Wednesday 20 August 2014

Varying your diet ~ Practiceopedia by Phillip Johnston

VARYING YOUR DIET
Freeing yourself from dull, repetitive practice

Charlene wouldn't mind practicing so much if it wasn't so boring.

"It's the same thing every day... playing my pieces over and over again... I'd go crazy, except that practicing makes me too sleepy for that."

Her teacher doesn't understand this at all. "Who said that practice had to be playing your pieces over and over and over again? That doesn't sound much like practice to me - no wonder you're bored."

If that's not practice, then what is? What else can she try?

0~0

Practice actually means hundreds of different things. There's no single magic formula that will work in all situations.

Because you have all this choice though, if you're bored when you're practicing, it's your fault. It would be like standing at a buffet with hundreds of different foods...and loading up your plate with just one




Practicing the same way all the time means either that you simply aren't aware of other practice possibilities or you're actively choosing to ignore them.

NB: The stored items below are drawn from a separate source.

@@ -153,14 +166,18 @@
     s2_cells(c, x, nchunk, rmine, vv, gz, ll, nnf);
   }
 
-  __device__ __forceinline__ void sweep2(int c, float x, int nchunk, const float4& z,
-                                         float4& gz, float& ll, double& nnf) const {
+  template <class Hook>
+  __device__ __forceinline__ void sweep2(int c, float x, int nchunk, const float4& z, float4& gz, float& ll,
+                                         double& nnf, Hook&& behind_last) const {
     float4 vv[LPN];
     float rmine = 0.f;
 #pragma unroll
     for (int g0 = 0; g0 < LPN; g0 += GRP) {
-      if (g0 * NPI < nchunk) s2_gather<GRP>(c, g0, z, vv, rmine);
-      else s2_gather<0>(c, g0, z, vv, rmine);
+      const bool occ = g0 * NPI < nchunk;
+      if (occ) s2_issue<GRP>(c, g0, vv);
+      if (g0 + GRP >= LPN) behind_last();
+      if (occ) s2_dots<GRP>(g0, z, vv, rmine);
+      else s2_dots<0>(g0, z, vv, rmine);
     }
     s2_cells(c, x, nchunk, rmine, vv, gz, ll, nnf);
   }
@@ -241,8 +258,9 @@
   cx.bp_grp = cx.grp * 4;
   cx.bp_row = cx.grp * LPN * 4;
   const int lane = cx.lane, sub = cx.sub, grp = cx.grp;
-  const int64_t wave = ((int64_t)blockIdx.x * blockDim.x + threadIdx.x) >> 6;
-  const int64_t nwaves = ((int64_t)gridDim.x * blockDim.x) >> 6;
+  const int wave = (int)blockIdx.x * (BT / 64) + __builtin_amdgcn_readfirstlane((int)(threadIdx.x >> 6));
+  const int nwaves = (int)gridDim.x * (BT / 64);
+  const int Bn = (int)B;
 
   float4 veta4 = make_float4(0.f, 0.f, 0.f, 0.f);
   if (!encode_only && (mode != 2 || LIK == 3 || !gzd))
@@ -251,120 +269,125 @@
   double ll_acc = 0.0, zsq_acc = 0.0, nnf_acc = 0.0;
   float4 zsum = make_float4(0.f, 0.f, 0.f, 0.f);
 
-  int64_t B_static = B;
-  int64_t dyn_lo = B, dyn_hi = B;
+  int B_static = Bn;
+  int dyn_lo = Bn, dyn_hi = Bn;
   unsigned int* dyn_ctr = nullptr;
   if (dyn_tail && !det_slots && !encode_only) {
-    const int64_t per_wave = B / nwaves;
+    const int per_wave = Bn / nwaves;
     if (per_wave >= 8) {
-      int64_t fixed = per_wave - (per_wave * ROW_DYN_NUM) / ROW_DYN_DEN;
+      int fixed = per_wave - (per_wave * ROW_DYN_NUM) / ROW_DYN_DEN;
       if (fixed < 2) fixed = 2;
       B_static = fixed * nwaves;
       const int r = (int)(wave & (kDaccRep - 1));
-      const int64_t each = (B - B_static + kDaccRep - 1) / kDaccRep;
+      const int each = (Bn - B_static + kDaccRep - 1) / kDaccRep;
       dyn_lo = B_static + r * each;
-      dyn_hi = dyn_lo + each < B ? dyn_lo + each : B;
-      if (dyn_lo > B) dyn_lo = B;
+      dyn_hi = dyn_lo + each < Bn ? dyn_lo + each : Bn;
+      if (dyn_lo > Bn) dyn_lo = Bn;
       dyn_ctr = reinterpret_cast<unsigned int*>(dacc + (size_t)r * (kDaccHead + KP) + kDaccDynSlot);
     }
   }
-  auto fixed_next = [&](int64_t cur) -> int64_t {
-    if (cur >= B) return B;
+  auto fixed_next = [&](int cur) -> int {
+    if (cur >= Bn) return Bn;
     if (cur + nwaves < B_static) return cur + nwaves;
-    return dyn_ctr ? (int64_t)-1 : B;
+    return dyn_ctr ? -1 : Bn;
   };
-  auto take_dynamic = [&]() -> int64_t {
+  auto take_dynamic = [&]() -> int {
     unsigned int k = 0;
     if (lane == 0) k = atomicAdd(dyn_ctr, 1u);
     k = (unsigned int)__builtin_amdgcn_readfirstlane((int)k);
-    const int64_t row = dyn_lo + (int64_t)k;
-    return row < dyn_hi ? row : B;
+    const int row = dyn_lo + (int)k;
+    return row < dyn_hi ? row : Bn;
   };
 
+  const __amdgpu_buffer_rsrc_t dyn_rsrc = __builtin_amdgcn_make_buffer_rsrc(
+      dyn_ctr ? dyn_ctr : reinterpret_cast<unsigned int*>(dacc), 0, dyn_ctr ? 4 : 0, 0x00020000);
+
+  typedef const __attribute__((address_space(4))) int32_t* RowPtr;
+  typedef const __attribute__((address_space(4))) float* RowScale;
+  const RowPtr rptr = (RowPtr)row_ptr;
+  const RowScale rscale = (RowScale)row_scale;
   int start = 0, end = 0, pc0 = 0, pc1 = 0, nstart = 0, nend = 0;
   float xi = 1.f, px0 = 0.f, px1 = 0.f, nxi = 1.f;
-  int64_t b = wave < B_static ? wave : B;
-  int64_t bn = fixed_next(b);
+  int b = wave < B_static ? wave : Bn;
+  int bn = fixed_next(b);
   if (bn < 0) bn = take_dynamic();
-  int64_t bnn = fixed_next(bn);
+  int bnn = fixed_next(bn);
   if (bnn < 0) bnn = take_dynamic();
-  if (b < B) {
-    start = row_ptr[b];
-    end = row_ptr[b + 1];
-    xi = row_scale ? row_scale[b] : 1.f;
-    const int f0 = min(end - start, 64);
-    const int i0 = start + lane, i1 = start + f0 + lane;
-    load_entry<PACKED, true>(col, val, ent, i0, lane < f0, pc0, px0);
-    load_entry<PACKED, true>(col, val, ent, i1, i1 < end, pc1, px1);
-  }
-  if (bn < B) {
-    nstart = row_ptr[bn];
-    nend = row_ptr[bn + 1];
-    nxi = row_scale ? row_scale[bn] : 1.f;
-  }
-  while (b < B) {
+  if (b < Bn) {
+    start = rptr[b];
+    end = rptr[b + 1];
+    xi = row_scale ? rscale[b] : 1.f;
+    const EntryRow<PACKED> er = entry_row<PACKED>(col, val, ent, start, end - start);
+    load_entry<PACKED, true>(er, lane, pc0, px0);
+    load_entry<PACKED, true>(er, lane + 64, pc1, px1);
+  }
+  if (bn < Bn) {
+    nstart = rptr[bn];
+    nend = rptr[bn + 1];
+    nxi = row_scale ? rscale[bn] : 1.f;
+  }
+  while (b < Bn) {
     const int n = end - start;
     int qc0 = 0, qc1 = 0, nnstart = 0, nnend = 0;
     float qx0 = 0.f, qx1 = 0.f, nnxi = 1.f;
-    if (bn < B) {
-      const int f0 = min(nend - nstart, 64);
-      const int j0 = nstart + lane, j1 = nstart + f0 + lane;
-      load_entry<PACKED, true>(col, val, ent, j0, lane < f0, qc0, qx0);
-      load_entry<PACKED, true>(col, val, ent, j1, j1 < nend, qc1, qx1);
-    }
-    if (bnn < B) {
-      nnstart = row_ptr[bnn];
-      nnend = row_ptr[bnn + 1];
-      nnxi = row_scale ? row_scale[bnn] : 1.f;
-    }
-    int64_t bnnn = fixed_next(bnn);
+    int bnnn = fixed_next(bnn);
+    const bool dyn_ask = bnnn < 0;
     unsigned int dyn_k = 0;
-    const bool dyn_ask = bnnn < 0;
-    if (dyn_ask && lane == 0) dyn_k = atomicAdd(dyn_ctr, 1u);
+    auto issue_next = [&]() {
+      issue_fence(PACKED ? (const void*)ent : (const void*)col, val, row_ptr);
+      dyn_k = (unsigned int)__builtin_amdgcn_raw_ptr_buffer_atomic_add_i32(1, dyn_rsrc, (dyn_ask && lane == 0) ? 0 : 4,
+                                                                       0, 0);
+      const EntryRow<PACKED> er = entry_row<PACKED>(col, val, ent, nstart, nend - nstart);
+      load_entry<PACKED, true>(er, lane, qc0, qx0);
+      load_entry<PACKED, true>(er, lane + 64, qc1, qx1);
+      if (bnn < Bn) {
+        nnstart = rptr[bnn];
+        nnend = rptr[bnn + 1];
+        nnxi = row_scale ? rscale[bnn] : 1.f;
+      }
+      issue_fence(PACKED ? (const void*)ent : (const void*)col, val, row_ptr);
+    };
+    constexpr bool BEHIND = KP <= 32;
+    if constexpr (!BEHIND) issue_next();
     float4 zacc = make_float4(0.f, 0.f, 0.f, 0.f);
     float4 gz = make_float4(0.f, 0.f, 0.f, 0.f);
     float llrow = 0.f;
     if (n <= 128) {
       int c0, c1;
       float x0, x1;
-      unpack_entry<PACKED>(pc0, px0, c0, x0);
-      unpack_entry<PACKED>(pc1, px1, c1, x1);
-      const int n0 = min(n, 64), n1 = n - 64;
-      constexpr int VAHEAD = KP <= 32 ? ROW_V_AHEAD : 0;
-      float4 vv0[VAHEAD ? LPN : 1];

Either way, you're not just boring yourself. You're crippling your practice, and your music lessons.

Variety? Such as?
Below are just some of the tasks that qualify as "practice." So if you're sick of the way you're working, you don't have to abandon practice completely - you can change how you work, so that practicing becomes a completely different experience.

Planning
This involves figuring out exactly what you should be practicing, and how it fits in with the bigger picture. Planning is about knowing how today's session will help you be ready for next week, and how next week can help you prepare for the end of the year.

You might not actually be playing your instrument while you're doing this, but planning will save you loads of unnecessary work - and absolutely counts as practice.

Locating trouble spots
You can't fix problems if you don't know they're there. This type of practice doesn't actually fix problems, but instead helps you create a comprehensive list of what those problems are. 

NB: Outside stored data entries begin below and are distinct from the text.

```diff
diff --git a/nerf_pytorch_paeng_amd/harness.py b/nerf_pytorch_paeng_amd/harness.py
--- a/nerf_pytorch_paeng_amd/harness.py
+++ b/nerf_pytorch_paeng_amd/harness.py
@@ -187,9 +187,11 @@
         rays = torch.cat([rays_o.reshape(-1, 3), rays_d.reshape(-1, 3)], -1)
         rgb, disp, _, _ = grid.render(rays, step=getattr(opts, "baked_step", None), T_min=float(getattr(opts, "baked_T_min", 0.0) or 0.0))
         return rgb, disp
+    fine = int(opts.N_samples_f) > 0
+    lean = {"coarse_image": False} if fine and not NP.train_path.wants_grad(model) else {}
     rgb_c, disp_c, rgb_f, disp_f = NP.batchify_rays_and_render_by_chunk(rays_o, rays_d, model, posenc, img_h, img_w, K, opts, **_precision(opts),
-                                                                        occupancy=getattr(opts, "occupancy", None))
-    return (rgb_c, disp_c) if int(opts.N_samples_f) == 0 else (rgb_f, disp_f)
+                                                                        occupancy=getattr(opts, "occupancy", None), **lean)
+    return (rgb_f, disp_f) if fine else (rgb_c, disp_c)
 
 
 def test(idx, i_test, posenc, model, test_imgs, gt_intrinsic, gt_extrinsic, hw, opts, *, log_dir: Optional[str] = None,
diff --git a/nerf_pytorch_paeng_amd/nerf_process.py b/nerf_pytorch_paeng_amd/nerf_process.py
--- a/nerf_pytorch_paeng_amd/nerf_process.py
+++ b/nerf_pytorch_paeng_amd/nerf_process.py
@@ -114,7 +114,7 @@
 
 
 def _render(rays: torch.Tensor, packed: PackedNeRF, opts, t_rand, u, seed: int, ray_offset: int, prec: ops.Precision,
-            intermediates: bool, occupancy=None, geometry: bool = False) -> Dict[str, torch.Tensor]:
+            intermediates: bool, occupancy=None, geometry: bool = False, coarse_image: bool = True) -> Dict[str, torch.Tensor]:
     n = rays.shape[0]
     dev = rays.device
     Sc, Nf = int(opts.N_samples_c), int(opts.N_samples_f)
@@ -135,12 +135,15 @@
     net, blob_c, blob_f = packed.kernel_blobs(prec)
     stats = None
     if occupancy is None:
-        rgb_c, disp_c, rgb_f, disp_f, ws = ops.render_rays(net, blob_c, blob_f if Nf > 0 else None, cfg, rays, t_rand, u)
+        rgb_c, disp_c, rgb_f, disp_f, ws = ops.render_rays(net, blob_c, blob_f if Nf > 0 else None, cfg, rays, t_rand, u,
+                                                           **({} if coarse_image else {"coarse_image": False}))
         views = ops.workspace_views
     else:
         rgb_c, disp_c, rgb_f, disp_f, ws, stats = occ.render_rays(net, blob_c, blob_f if Nf > 0 else None, cfg, occupancy, rays, t_rand, u)
         occupancy.last_stats = occ.add_stats(occupancy.last_stats, stats)
         views = occ.workspace_views
+        if not coarse_image:
+            rgb_c = disp_c = None
     out = {"rgb_c": rgb_c, "disp_c": disp_c}
     if Nf > 0:
         out["rgb_f"], out["disp_f"] = rgb_f, disp_f
@@ -194,6 +197,20 @@
     return {**({"geometry": True} if geometry else {}), **({"ray_grad": True} if ray_grad else {})}
 
 
+def _coarse_image_arg(coarse_image, opts, training: bool, geometry, intermediates: bool = False) -> Dict[str, bool]:
+    if coarse_image:
+        return {}
+    if int(opts.N_samples_f) == 0:
+        raise MiNerfError("coarse_image=False needs a fine pass (N_samples_f > 0): without one the coarse image is the result")
+    if training:
+        raise MiNerfError("coarse_image=False is an inference feature: the training loss reads rgb_c (call under torch.no_grad(), or freeze the model)")
+    if geometry:
+        raise MiNerfError("coarse_image=False with geometry=True: the coarse geometry outputs are composited from the whole of raw_c")
+    if intermediates:
+        raise MiNerfError("coarse_image=False with return_intermediates=True: the intermediates include the whole of raw_c")
+    return {"coarse_image": False}
+
+
 def _render_train(rays, model, opts, train_occupancy, t_rand, u, seed: int, ray_offset: int, f16s: bool, geometry, ray_grad):
     grid = {} if train_occupancy is None else {"grid": train_occupancy}
     return train_path.render_train(rays, model, opts, t_rand=t_rand, u=u, seed=seed, ray_offset=ray_offset, f16s=f16s,
@@ -208,10 +225,11 @@
 
 def render_rays(rays, model, posenc, opts, *, t_rand=None, u=None, seed=None, ray_offset: int = 0, bf16: bool = False,
                 return_intermediates: bool = False, f16s: bool = False, coarse_f16s: bool = False, f16: bool = False, coarse_f16: bool = False,
-                occupancy=None, train_occupancy=None, geometry: bool = False, ray_grad: bool = False):
+                occupancy=None, train_occupancy=None, geometry: bool = False, ray_grad: bool = False, coarse_image: bool = True):
     prec = ops.precision(bf16, f16s, coarse_f16s, f16, coarse_f16)
     ray_grad = _ray_grad_arg(ray_grad, train_occupancy)
     training = train_path.wants_grad(model) or train_path.wants_ray_grad(model, ray_grad, rays)
+    lean_kw = _coarse_image_arg(coarse_image, opts, training, geometry, return_intermediates)
     occupancy = _occupancy_arg(occupancy, training, prec)
     train_occupancy = _train_occupancy_arg(train_occupancy, training, prec)
     if training:
@@ -225,16 +243,18 @@
         raise MiNerfError(f"rays must be [n, 6] (o, d), got {tuple(rays.shape)}")
     if occupancy is not None and rays.shape[0] > occ.MAX_RAYS_PER_LAUNCH:
         raise MiNerfError(f"render_rays with a grid takes at most {occ.MAX_RAYS_PER_LAUNCH} rays per call (batchify_rays_and_render_by_chunk slabs them)")
-    return _render(rays, packed, opts, t_rand, u, _next_seed(seed), int(ray_offset), prec, return_intermediates, occupancy, **_geometry_kw(geometry))
+    return _render(rays, packed, opts, t_rand, u, _next_seed(seed), int(ray_offset), prec, return_intermediates, occupancy, **_geometry_kw(geometry),
+                   **lean_kw)
 
 
 def batchify_rays_and_render_by_chunk(ray_o, ray_d, model, posenc, H, W, K, opts, *, t_rand=None, u=None, seed=None,
                                       ray_offset: int = 0, bf16: bool = False, f16s: bool = False, coarse_f16s: bool = False, f16: bool = False,
                                       coarse_f16: bool = False, occupancy=None, train_occupancy=None, geometry: bool = False,
-                                      ray_grad: bool = False):
+                                      ray_grad: bool = False, coarse_image: bool = True):
     prec = ops.precision(bf16, f16s, coarse_f16s, f16, coarse_f16)
     ray_grad = _ray_grad_arg(ray_grad, train_occupancy)
     training = train_path.wants_grad(model) or train_path.wants_ray_grad(model, ray_grad, ray_o, ray_d)
+    lean_kw = _coarse_image_arg(coarse_image, opts, training, geometry)
     occupancy = _occupancy_arg(occupancy, training, prec)
     train_occupancy = _train_occupancy_arg(train_occupancy, training, prec)
     train_f16s = _train_f16s(prec) if training else False
@@ -268,10 +288,13 @@
             if train_occupancy is not None:
                 train_stats = occ.add_stats(train_stats, train_occupancy.last_stats)
         else:
-            parts.append(_render(rays[i:j], packed, opts, tr, uu, seed, int(ray_offset) + i, prec, False, occupancy, **_geometry_kw(geometry)))
+            parts.append(_render(rays[i:j], packed, opts, tr, uu, seed, int(ray_offset) + i, prec, False, occupancy, **_geometry_kw(geometry),
+                                 **lean_kw))
     if train_occupancy is not None:
         train_occupancy.last_stats = train_stats
     def cat(key):
+        if parts[0][key] is None:
+            return None
         return parts[0][key] if len(parts) == 1 else torch.cat([p[key] for p in parts], dim=0)
     res = (cat("rgb_c"), cat("disp_c"), cat("rgb_f"), cat("disp_f")) if Nf > 0 else (cat("rgb_c"), cat("disp_c"), None, None)
     if geometry:
diff --git a/nerf_pytorch_paeng_amd/ops.py b/nerf_pytorch_paeng_amd/ops.py
--- a/nerf_pytorch_paeng_amd/ops.py
+++ b/nerf_pytorch_paeng_amd/ops.py
@@ -643,9 +643,15 @@
     return wl
 
 
+def density_only_coarse(net: Net, cfg: RenderCfg) -> bool:
+    return cfg.Nf > 0 and cfg.mode == MODE_F32 and net.W <= 256
+
+
 def render_rays(net: Net, packed_c: torch.Tensor, packed_f: Optional[torch.Tensor], cfg: RenderCfg, rays: torch.Tensor,
                 t_rand: Optional[torch.Tensor], u: Optional[torch.Tensor], workspace: Optional[torch.Tensor] = None,
-                out: Optional[Sequence[torch.Tensor]] = None):
+                out: Optional[Sequence[torch.Tensor]] = None, coarse_image: bool = True):
+    if not coarse_image and cfg.Nf <= 0:
+        raise MiNerfError("coarse_image=False needs a fine pass (Nf > 0): without one the coarse image is the result")
     n = rays.shape[0]
     dev = rays.device
     if tuple(rays.shape) != (n, 6) or (t_rand is not None and tuple(t_rand.shape) != (n, cfg.Sc)):
@@ -655,19 +661,24 @@
     wl = workspace_layout(cfg, n)
     if workspace is None or workspace.numel() < wl.total:
         workspace = torch.empty(max(wl.total, 256), dtype=torch.uint8, device=dev)
+    lean = not coarse_image and density_only_coarse(net, cfg)
     if out is None:
-        rgb_c = torch.empty(n, 3, dtype=torch.float32, device=dev)
-        disp_c = torch.empty(n, dtype=torch.float32, device=dev)
+        rgb_c = None if lean else torch.empty(n, 3, dtype=torch.float32, device=dev)
+        disp_c = None if lean else torch.empty(n, dtype=torch.float32, device=dev)
         rgb_f = torch.empty(n, 3, dtype=torch.float32, device=dev) if cfg.Nf > 0 else None
         disp_f = torch.empty(n, dtype=torch.float32, device=dev) if cfg.Nf > 0 else None
     else:
         rgb_c, disp_c, rgb_f, disp_f = out
+        if lean:
+            rgb_c = disp_c = None
     with _guard(dev):
         check(lib().mi_nerf_render_rays(C.byref(net), dev_ptr(packed_c, "packed_coarse", torch.uint8, 16),
                                         dev_ptr(packed_f, "packed_fine", torch.uint8, 16), C.byref(cfg), dev_ptr(rays, "rays"), n,
                                         dev_ptr(t_rand, "t_rand"), dev_ptr(u, "u") if (cfg.Nf > 0 and not cfg.det) else None,
                                         dev_ptr(workspace, "workspace", torch.uint8, 256), workspace.numel(), dev_ptr(rgb_c), dev_ptr(disp_c),
                                         dev_ptr(rgb_f), dev_ptr(disp_f), stream_ptr(dev)), "mi_nerf_render_rays")
+    if not coarse_image:
+        rgb_c = disp_c = None
     return rgb_c, disp_c, rgb_f, disp_f, workspace
 
 
```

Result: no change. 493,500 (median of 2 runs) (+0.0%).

Diagnosing and prescribing
It's not enough just to know that a problem exists - you have to understand exactly what's causing it. In fact, being able to name why something is hard is often nine-tenths of the way to making it easy.

These causes are not always obvious though, so you'll end up needing a technique like *Clearing Obstacles* - covered elsewhere on this blog

Quality control
There will be plenty of passages that don't warrant the status "Trouble Spot," but could use some polishing nonetheless. 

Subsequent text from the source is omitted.